→ EXERCISE INSTRUCTIONS:
Where the word "ValueError" shows up in the entries below, please copy the whole line.

[DATASET EXCERPTS]

def _dev(t: torch.Tensor, name: str) -> torch.Tensor:
    if not isinstance(t, torch.Tensor) or not t.is_cuda:
        raise TypeError(f"{name} must be a CUDA (HIP) tensor")
    if t.dtype != torch.float64:
        raise TypeError(f"{name} must be float64 (the reference computes in fp64)")
    if not t.is_contiguous():
        raise ValueError(f"{name} must be contiguous")
    return t


def _ptr(t: torch.Tensor):
    return C.c_void_p(t.data_ptr())


def _grid(v: torch.Tensor, ny, nx):
    if ny is None or nx is None:
        if v.dim() != 2:
            raise ValueError("pass a 2-D (ny, nx) grid or ny/nx explicitly")
        ny, nx = v.shape
    if v.numel() != ny * nx:
        raise ValueError(f"grid {ny}x{nx} does not match {v.numel()} values")
    return int(ny), int(nx)


def lap5_apply(v, e, ny=None, nx=None, out=None):
    _dev(v, "v")
    ny, nx = _grid(v, ny, nx)
    out = torch.empty_like(v) if out is None else _dev(out, "out")
    check(lib.nk_lap5_apply(_ptr(v), _ptr(out), ny, nx, float(e), _stream()), "nk_lap5_apply")
    return out


def sh13_apply(v, h, r, ny=None, nx=None, out=None):
    _dev(v, "v")
    ny, nx = _grid(v, ny, nx)
    out = torch.empty_like(v) if out is None else _dev(out, "out")
    check(lib.nk_sh13_apply(_ptr(v), _ptr(out), ny, nx, float(h), float(r), _stream()),
          "nk_sh13_apply")
    return out


def sh_residual(u, uo, h, r, k, g, ny=None, nx=None, out=None):
    _dev(u, "u")
    _dev(uo, "uo")
    ny, nx = _grid(u, ny, nx)
    out = torch.empty_like(u) if out is None else _dev(out, "out")
    check(lib.nk_sh_residual(_ptr(u), _ptr(uo), _ptr(out), ny, nx, float(h), float(r), float(k),
                             float(g), _stream()), "nk_sh_residual")
    return out


def sh_jvp(u, v, h, r, k, g, ny=None, nx=None, out=None):
    _dev(u, "u")
    _dev(v, "v")
    ny, nx = _grid(u, ny, nx)
    out = torch.empty_like(u) if out is None else _dev(out, "out")
    check(lib.nk_sh_jvp(_ptr(u), _ptr(v), _ptr(out), ny, nx, float(h), float(r), float(k),
                        float(g), _stream()), "nk_sh_jvp")
    return out


def sh_fdjvp(x0, G0, z, h, r, k, g, zs, sc, ny=None, nx=None, out=None):
    for t, nm in ((x0, "x0"), (G0, "G0"), (z, "z")):
        _dev(t, nm)
    ny, nx = _grid(x0, ny, nx)
    out = torch.empty_like(x0) if out is None else _dev(out, "out")
    check(lib.nk_sh_fdjvp(_ptr(x0), _ptr(G0), _ptr(z), _ptr(out), ny, nx, float(h), float(r),
                          float(k), float(g), float(zs), float(sc), _stream()), "nk_sh_fdjvp")
    return out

[/DATASET EXCERPTS]

→ OUTPUT OF THE EXERCISE:
        raise ValueError(f"{name} must be contiguous")
            raise ValueError("pass a 2-D (ny, nx) grid or ny/nx explicitly")
        raise ValueError(f"grid {ny}x{nx} does not match {v.numel()} values")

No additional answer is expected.